You would think the website of a major political candidate would be able to tell the difference between a personal opinion and an official endorsement, but hey, when it’s a matter of taking whatever suits their agenda, every politican will scrounge for all the good press they can get. Nobody would ever bother to check on an endorsement from a student paper, so they’d just assume it was true.

Just to clarify, in case any other politicians pick up a future issue of The Gazette, the editorial reflects the consensus of EVERYONE on the editorial board. Opinions columns are written by INDIVIDUALS and reflect THEIR OWN OPINION. There is even a picture of the writer next to their column to help you identify these columnists, and even though a lot of these pictures aren’t flattering, they should not be ignored.
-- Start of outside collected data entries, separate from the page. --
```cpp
enum : unsigned { CLS_QUADS = 1u, CLS_FLAT = 2u, CLS_L0_STREAM = 4u, CLS_L1_STREAM = 8u, CLS_CHAIN0 = 16u  };
unsigned batch_class(const NetCfg &c, int n, const Planes &pl, bool has_flat) {
  const Tuning &tn = tuning();
  unsigned cls = 0;
  if (pl.aligned8()) cls |= CLS_QUADS;
  if (has_flat) cls |= CLS_FLAT;
  if (tn.l0_stream_min > 0 && n >= tn.l0_stream_min) cls |= CLS_L0_STREAM;
  if (tn.l1_stream_min > 0 && n >= tn.l1_stream_min) cls |= CLS_L1_STREAM;
  for (int s = 1; s < c.m->n_stages; ++s) {
    const int h = c.h_in(s), ho = h / 2 > 0 ? h / 2 : 1;
    if ((long)n * ho * ho > tn.lat_pixels) cls |= CLS_CHAIN0 << s;
  }
  return cls;
}


NetPlan plan_network(const mlt_ctx *ctx, const NetCfg &c, unsigned cls) {
  const Tuning &tn = tuning();
  const mlt::Model &m = *c.m;
  NetPlan P;
  auto add = [&](PlanStep::Kind k, int s) -> PlanStep & { PlanStep st{}; st.kind = k; st.s = (int8_t)s; P.push_back(st); return P.back(); };
  auto wants_chain = [&](int s) -> bool {
    if (s <= 0 || s >= m.n_stages || tn.no_chain || !(cls & (CLS_CHAIN0 << s))) return false;
    const mlt::Model &mm = c.model_of(s, 1);
    if (mm.exact || (mm.w2 && !ctx->lds_oob_zero)) return false;
    const int h = c.h_in(s), ho = h / 2 > 0 ? h / 2 : 1;
    const mlt::PackedConv &c2 = mm.blocks[s][0].conv2;
    const bool packing_ok = (m.planes[s] == 64 ? (c2.ct == 64 && c2.gt == 9 && tn.chain64) : (c2.ct == 128 && c2.gt == 3)) && (!mm.w2 || c2.lo8 || m.planes[s] == 64);
    return mlt_chain_supported(m.planes[s], ho) && c2.taps == 9 && c2.kc == 64 && packing_ok;
// ... 239 lines not shown
```

fastintercu-vvc_amd/csrc/mlt_kernels.h:

```cpp
#pragma once
#include <hip/hip_runtime.h>
#include <stdint.h>

#define MLT_MAX_HEADS_K 4
#define MLT_MAX_LOGITS_K 16
#define MLT_FLAT_RANGE 6
#define MLT_FLAT_EXACT_SHIFT 16

struct ConvArgs {
  const void *x;
  void *y;
  const void *w;
  const float *bias;
  const void *res;
  const void *zero;
  int n;
  int ntiles;
  int hin_l, hout_l;
  int tw_l, th_l, spw_l;
  int ph, pw, rp, half;
  uint32_t pw_magic, ph_magic, rp_magic;
  int patch_bytes;
  int relu;
  int y_c16;
// ... 57 lines not shown
  const float *bias, *bias_sc, *bias2, *bias3, *bias4;
  void *y;
  int32_t *flat;
  float acc_scale;
  int n;
  const void *w5;
  const float *bias5, *bias5_sc;
  void *y_t, *y_sc;
  float scale5;
};

#define MLT_L1_LDS_BYTES 159008
struct Layer1Args {
  const void *t;
  const void *sc;
  const void *w[3];
  const float *bias[3];
  float scale[3];
  void *y;
  int y_c16;
  float *gap;
  int gap_slots, n;
};

struct ChainConv {
  const void *w;
  size_t w_lo_off;
  int lo8_scale;
  const float *bias;
  float acc_scale;
  int relu;
  int res_mode;
  int save;
  const void *res;
  void *y;
};
struct ChainArgs {
  const void *x;
  const void *s2_w;
  const float *s2_bias, *s2_bias_sc;
  float s2_scale;
  const void *zero;
  ChainConv cv[3];
  int nconv;
  void *y;
  int y_c16;
  int x_c16;
  int res0_c16;
  float *gap;
  int gap_slots, gap_l;
  int n;
};
hipError_t mlt_launch_chain(int c, int h, bool with_s2, bool oob_zero, bool w2, const ChainArgs &a, int grid_x, hipStream_t st);
bool mlt_chain_supported(int c, int h);
hipError_t mlt_probe_lds_oob(int *d_ok, hipStream_t st);
bool mlt_stage_supported(int c, int h);

struct DecisionRec {
  int32_t split_mode, raw_mode;
  float confidence, margin;
  int32_t level_mode[MLT_MAX_HEADS_K];
  float level_conf[MLT_MAX_HEADS_K];
};
#define MLT_CONF_BAND_FRAC 0.75f

#define MLT_MAX_CAND_K 6
struct CandRec {
  uint32_t mask;
  int32_t count;
  int8_t order[8];
  float prob[MLT_MAX_CAND_K];
};

struct HeadArgs {
  const float *gap[MLT_MAX_HEADS_K];
  int slots[MLT_MAX_HEADS_K];
  const float *w[MLT_MAX_HEADS_K];
  const float *b[MLT_MAX_HEADS_K];
  int c[MLT_MAX_HEADS_K], hw[MLT_MAX_HEADS_K], classes[MLT_MAX_HEADS_K];
  int n_heads, decision_head;
  const int32_t *poc, *qp;
  float *logits;
  int32_t *split;
  DecisionRec *dec;
  float min_conf, g_conf_band;
  CandRec *cand;
  float cand_cov, g_cand_band;
  int cand_max;
  int32_t *g_count, *g_idx, *g_flat;
  int g_flat_thr, g_near_thr;
  float g_margin;
  float *mag;
  float g_mag_thr;
  int32_t *g_next;
};

struct FlatStatArgs {
  const int16_t *org, *pred;
  long org_row_stride, org_cu_stride, pred_row_stride, pred_cu_stride;
  int32_t *flat;
  int n, s_l;
};
struct GuardSelectArgs {
  const int32_t *flat;
  const float *logits;
  int32_t *idx;
// ... 89 lines not shown
```

fastintercu-vvc_amd/csrc/mlt_kernels.hip:

```cpp
#include <hip/hip_runtime.h>
#include <hip/hip_fp16.h>
#include <stdint.h>

#include <atomic>
#include <utility>

#include "mlt_kernels.h"

#ifndef CFG_ASM_PIPE
#define CFG_ASM_PIPE 1
#endif
#ifndef CFG_S2_BIAS_EARLY
#define CFG_S2_BIAS_EARLY 1
#endif
#ifndef CFG_DMA_SPREAD
#define CFG_DMA_SPREAD 5
#endif
#ifndef CFG_RING_FD16
#define CFG_RING_FD16 1
#endif
#ifndef CFG_RING_RES_EARLY
#define CFG_RING_RES_EARLY 1
#endif
#ifndef CFG_BIAS_EARLY
// ... 138 lines not shown
  r = __builtin_amdgcn_cvt_scalef32_pk_fp8_f16(r, prep(h[1]), 1.0f, true);
  q = __builtin_amdgcn_cvt_scalef32_pk_fp8_f16(q, prep(h[2]), 1.0f, false);
  q = __builtin_amdgcn_cvt_scalef32_pk_fp8_f16(q, prep(h[3]), 1.0f, true);
  d0 = *(uint32_t *)&r;
  d1 = *(uint32_t *)&q;
}
__device__ __forceinline__ float16v mfma_xl8(const half8 &a_lo, const half8 &a_hi, const half8 &b_lo, const half8 &b_hi, const float16v &c, int scale_a, int scale_b) {
  int8v a, b;
  const uint32_t *pl = (const uint32_t *)&a_lo, *ph = (const uint32_t *)&a_hi, *ql = (const uint32_t *)&b_lo, *qh = (const uint32_t *)&b_hi;
#pragma unroll
  for (int e = 0; e < 4; ++e) { a[e] = (int)pl[e]; a[4 + e] = (int)ph[e]; b[e] = (int)ql[e]; b[4 + e] = (int)qh[e]; }
  return __builtin_amdgcn_mfma_scale_f32_32x32x64_f8f6f4(a, b, c, 0, 0, 0, scale_a, 0, scale_b);
}

typedef uint32_t uint4v __attribute__((ext_vector_type(4)));
__device__ __forceinline__ uint4v pair16(half4 qa, half4 qb) {
  uint32_t ax = ((uint32_t *)&qa)[0], ay = ((uint32_t *)&qa)[1], bx = ((uint32_t *)&qb)[0], by = ((uint32_t *)&qb)[1];
  auto r0 = __builtin_amdgcn_permlane32_swap(ax, bx, false, false);
  auto r1 = __builtin_amdgcn_permlane32_swap(ay, by, false, false);
  uint4v v;
  v[0] = r0[0]; v[1] = r1[0]; v[2] = r0[1]; v[3] = r1[1];
  return v;
}
__device__ __forceinline__ void unpair16(uint4v v, half4 &qa, half4 &qb) {
  auto r0 = __builtin_amdgcn_permlane32_swap(v[0], v[2], false, false);
  auto r1 = __builtin_amdgcn_permlane32_swap(v[1], v[3], false, false);
  ((uint32_t *)&qa)[0] = r0[0]; ((uint32_t *)&qa)[1] = r1[0];
  ((uint32_t *)&qb)[0] = r0[1]; ((uint32_t *)&qb)[1] = r1[1];
}

typedef float float2v __attribute__((ext_vector_type(2)));
template <int Q, class ACC = float16v> __device__ __forceinline__ half4 act_quad(const ACC &A, float scale, const float4v &b, bool has_res, const half4 &r, bool relu, float *x4 = nullptr) {
  half4 out;
#pragma unroll
  for (int ep = 0; ep < 2; ++ep) {
    float2v a2 = {A[4 * Q + 2 * ep], A[4 * Q + 2 * ep + 1]};
    const float2v b2 = {b[2 * ep], b[2 * ep + 1]};
    float2v x2 = a2 * scale + b2;
    if (has_res) {
      const float2v r2 = {(float)r[2 * ep], (float)r[2 * ep + 1]};
      x2 += r2;
    }
    if (x4) { x4[2 * ep] = x2[0]; x4[2 * ep + 1] = x2[1]; }
    half2v h2 = __builtin_convertvector(x2, half2v);
    if (relu) h2 = __builtin_elementwise_max(h2, (half2v){(_Float16)0, (_Float16)0});
    out[2 * ep] = h2[0];
    out[2 * ep + 1] = h2[1];
  }
  return out;
}

#include "mlt_conv_kernels.inc"
#include "mlt_chain_kernel.inc"
#include "mlt_front_kernels.inc"
#include "mlt_layer0_kernel.inc"
#include "mlt_layer1_kernel.inc"
#include "mlt_tail_kernels.inc"
#include "mlt_picture_kernels.inc"
#include "mlt_tree_kernels.inc"

struct DeviceOnce {
  std::atomic<uint64_t> mask[4] = {};
  bool need(int *dev) const {
    if (hipGetDevice(dev) != hipSuccess) *dev = 0;
    return !(mask[(*dev >> 6) & 3].load(std::memory_order_acquire) & (1ull << (*dev & 63)));
  }
  void done(int dev) { mask[(dev >> 6) & 3].fetch_or(1ull << (dev & 63), std::memory_order_release); }
};
template <class K> static hipError_t ensure_big_lds(K kern, DeviceOnce &once) {
  int dev = 0;
  if (!once.need(&dev)) return hipSuccess;
  hipError_t e = hipFuncSetAttribute((const void *)kern, hipFuncAttributeMaxDynamicSharedMemorySize, 160 * 1024);
  if (e == hipSuccess) once.done(dev);
  return e;
}
template <int CIN, int COUT, int STRIDE, int TAPS, bool SC, int KC, int NSPLIT, int WCB, int WPB, int WAVES_C, int WAVES_P, int GT, int RB, int UN, int MINW, bool DMA, int CBP = 0, bool KMAJ = false>
static hipError_t launch_conv_t(const ConvArgs &a, int grid_x, int extra_lds, hipStream_t st) {
  auto kern = conv_mfma_kernel<CIN, COUT, STRIDE, TAPS, SC, KC, NSPLIT, WCB, WPB, WAVES_C, WAVES_P, GT, RB, UN, MINW, DMA, CBP, KMAJ>;
  constexpr int CBT = WCB * WAVES_C;
  constexpr int TT = TAPS + (SC ? 1 : 0);
  constexpr int NBUF = (TT / GT) > 1 ? RB : 1;
  const int patch_lds = (DMA ? 2 : ((NSPLIT == 2 || NSPLIT == 6) ? 2 : 1)) * a.patch_bytes;
  const int patch8 = NSPLIT == 5 ? ((a.patch_bytes / (KC * 2 + 16) + 1) * (KC + 16) + 1023) / 1024 * 1024 : 0;
  const int lds = patch_lds + NBUF * ((NSPLIT == 2 || NSPLIT == 3 || NSPLIT == 6 ? 2 : 1) * GT * (KC / 16) * CBT * 1024 + (NSPLIT == 5 ? GT * CBT * 2048 : 0)) + patch8 + extra_lds;
  static DeviceOnce once;
  if (hipError_t e = ensure_big_lds(kern, once); e != hipSuccess) return e;
  if (lds > 160 * 1024) return hipErrorInvalidValue;
  dim3 grid(grid_x, COUT / (32 * CBT));
  hipLaunchKernelGGL(kern, grid, dim3(64 * WAVES_C * WAVES_P), lds, st, a);
  return hipGetLastError();
}

template <int CIN, int COUT, int STRIDE, bool SC, int KC, int WCB, int WPB, int WAVES_C, int WAVES_P, int GT, int RB, int UNP, int MINW, int NWL, int FD>
static hipError_t launch_ring_dma_t(const ConvArgs &a, int grid_x, hipStream_t st) {
  auto kern = conv_ring_dma_kernel<CIN, COUT, STRIDE, SC, KC, WCB, WPB, WAVES_C, WAVES_P, GT, RB, UNP, MINW, NWL, FD>;
  constexpr int CBT = WCB * WAVES_C, NW = WAVES_C * WAVES_P;
  constexpr int NWP = NWL ? NWL - NWL / 2 : NW - NW / 2;
  const int lds = 2 * a.patch_bytes + RB * GT * (KC / 16) * CBT * 1024 + (NWL ? 32 * CBT * 4 * (SC ? 2 : 1) : 0);
  static DeviceOnce once;
  if (hipError_t e = ensure_big_lds(kern, once); e != hipSuccess) return e;
  if (lds > 160 * 1024 || (a.patch_bytes >> 10) > UNP * NWP) return hipErrorInvalidValue;
  dim3 grid(grid_x, COUT / (32 * CBT));
  hipLaunchKernelGGL(kern, grid, dim3(64 * (NW + NWL)), lds, st, a);
  return hipGetLastError();
}

// ... 332 lines not shown
#ifndef CFG_CHAIN_FD
#define CFG_CHAIN_FD 2
#endif
#ifndef CFG_CHAIN_SPLIT
#define CFG_CHAIN_SPLIT 1
#endif
#ifndef CFG_CHAINW2_RB
#define CFG_CHAINW2_RB 3
#endif
template <class K> static hipError_t launch_chain_t(K kern, DeviceOnce &once, const ChainArgs &a, int grid_x, int threads, int lds, hipStream_t st) {
  if (hipError_t e = ensure_big_lds(kern, once); e != hipSuccess) return e;
  hipLaunchKernelGGL(kern, dim3(grid_x), dim3(threads), lds, st, a);
  return hipGetLastError();
}
hipError_t mlt_launch_chain(int c, int h, bool with_s2, bool oob_zero, bool w2, const ChainArgs &a, int grid_x, hipStream_t st) {
  static_assert(CFG_BIG_GT == 3 && CFG_BIG_WCB == 2 && CFG_BIG_WC == 2, "chain_kernel reads the packing of the stand-alone 128->128 / 256->256 layers");
  constexpr int lds = 64 * 1024 + 2 * (CFG_BIG_GT * 4 * 4 * 1024);
  static DeviceOnce once[13];
  if (w2) {
    if (!oob_zero || with_s2 || a.nconv != 3) return hipErrorInvalidValue;
    if (c == 64 && h == 32)
      return launch_chain_t(chain_kernel<64, 5, 0, 2, 4, 1, 8, 1, 2, 1, 2, 3, true, false, false, true, true, false>, once[10], a, grid_x, 512, 128 * 1024 + 2 * 16 * 1024, st);
    if (c == 128 && h == 16)
      return launch_chain_t(chain_kernel<128, 4, 0, 2, 2, 2, 4, 1, 2, 1, 2, 3, true, false, true, true, true, true>, once[11], a, grid_x, 512, (64 + 2 * 24 + 32) * 1024, st);
    if (c == 256 && h == 8)
      return launch_chain_t(chain_kernel<256, 3, 1, 2, 1, 2, 4, 1, 2, 1, 2, 3, true, false, true, true, true, true>, once[12], a, grid_x, 512, (64 + 2 * 24 + 32) * 1024, st);
    return hipErrorInvalidValue;
  }
  if (c == 64 && h == 32 && a.nconv == 3 && !with_s2) {
    static_assert(CFG_64_WCB == 2 && CFG_64_WC == 1 && CFG_64_GT == 9, "chain_kernel<64,...> reads the packing of the stand-alone 64->64 layer");
    constexpr int RB64 = CFG_CHAIN64_GT == 1 ? 4 : 2, lds64 = 128 * 1024 + 4 * 8 * 1024;
    if (oob_zero) return launch_chain_t(chain_kernel<64, 5, 0, 2, 4, 1, 8, CFG_CHAIN64_GT, RB64, 1, 2, 3, true, false, false, true>, once[6], a, grid_x, 512, lds64, st);
    return launch_chain_t(chain_kernel<64, 5, 0, 2, 4, 1, 8, CFG_CHAIN64_GT, RB64, 1, 2, 3, true, false, false, false>, once[7], a, grid_x, 512, lds64, st);
  }
  if (c == 128 && h == 16) {
    if (with_s2 && a.nconv == 3) {
      if (oob_zero) return launch_chain_t(chain_kernel<128, 4, 0, 2, 2, 2, 4, 3, 2, CFG_CHAIN_FD, 2, 3, true, true, true, true>, once[4], a, grid_x, 512, lds, st);
      return launch_chain_t(chain_kernel<128, 4, 0, 2, 2, 2, 4, 3, 2, CFG_CHAIN_FD, 2, 3, true, true, true, false>, once[8], a, grid_x, 512, lds, st);
    }
    if (a.nconv == 3) return launch_chain_t(chain_kernel<128, 4, 0, 2, 2, 2, 4, 3, 2, CFG_CHAIN_FD, 2, 3, CFG_CHAIN_SPLIT != 0>, once[0], a, grid_x, 512, lds, st);
    if (a.nconv == 2) return launch_chain_t(chain_kernel<128, 4, 0, 2, 2, 2, 4, 3, 2, CFG_CHAIN_FD, 2, 2, CFG_CHAIN_SPLIT != 0>, once[1], a, grid_x, 512, lds, st);
  }
  if (c == 256 && h == 8) {
    if (with_s2 && a.nconv == 3) {
      if (oob_zero) return launch_chain_t(chain_kernel<256, 3, 1, 2, 1, 2, 4, 3, 2, CFG_CHAIN_FD, 2, 3, true, true, true, true>, once[5], a, grid_x, 512, lds, st);
      return launch_chain_t(chain_kernel<256, 3, 1, 2, 1, 2, 4, 3, 2, CFG_CHAIN_FD, 2, 3, true, true, true, false>, once[9], a, grid_x, 512, lds, st);
    }
    if (a.nconv == 3) return launch_chain_t(chain_kernel<256, 3, 1, 2, 1, 2, 4, 3, 2, CFG_CHAIN_FD, 2, 3, CFG_CHAIN_SPLIT != 0>, once[2], a, grid_x, 512, lds, st);
    if (a.nconv == 2) return launch_chain_t(chain_kernel<256, 3, 1, 2, 1, 2, 4, 3, 2, CFG_CHAIN_FD, 2, 2, CFG_CHAIN_SPLIT != 0>, once[3], a, grid_x, 512, lds, st);
  }
  return hipErrorInvalidValue;
}
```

Even though Stronach lost the election to Stephen Harper, there is a silver lining. Her website provided a direct link to The Gazette article, so maybe Miss Stronach herself surfed over to and checked out some of our other material from last Wednesday. We’re sure the wacky adventures of the parachuting penguins cheered her up after her crushing defeat.

New Conservative leader Stephen Harper is pushing for a September election, claiming Canadians deserve to learn the outcome of the sponsorship scandal currently enveloping the federal government before casting their vote.

Cynics might say Harper needs more time to prepare his campaign, but Harper should be striking while the iron is hot. A lot can happen in six months; after a summer of patios and the NHL playoffs, the sponsorship scandal may die out. Even if the Tories keep bringing it up, they run the risk of appearing to beat the issue into the ground.

Of course, Harper has no control over the federal election date: that’s up to Prime Minister Martin. At the very least, Canada should have a set election cycle or an election should automatically be called whenever the governing party switches leaders. The fact that the PM can call an election whenever he wants — or whenever his polling numbers are high — is unfair.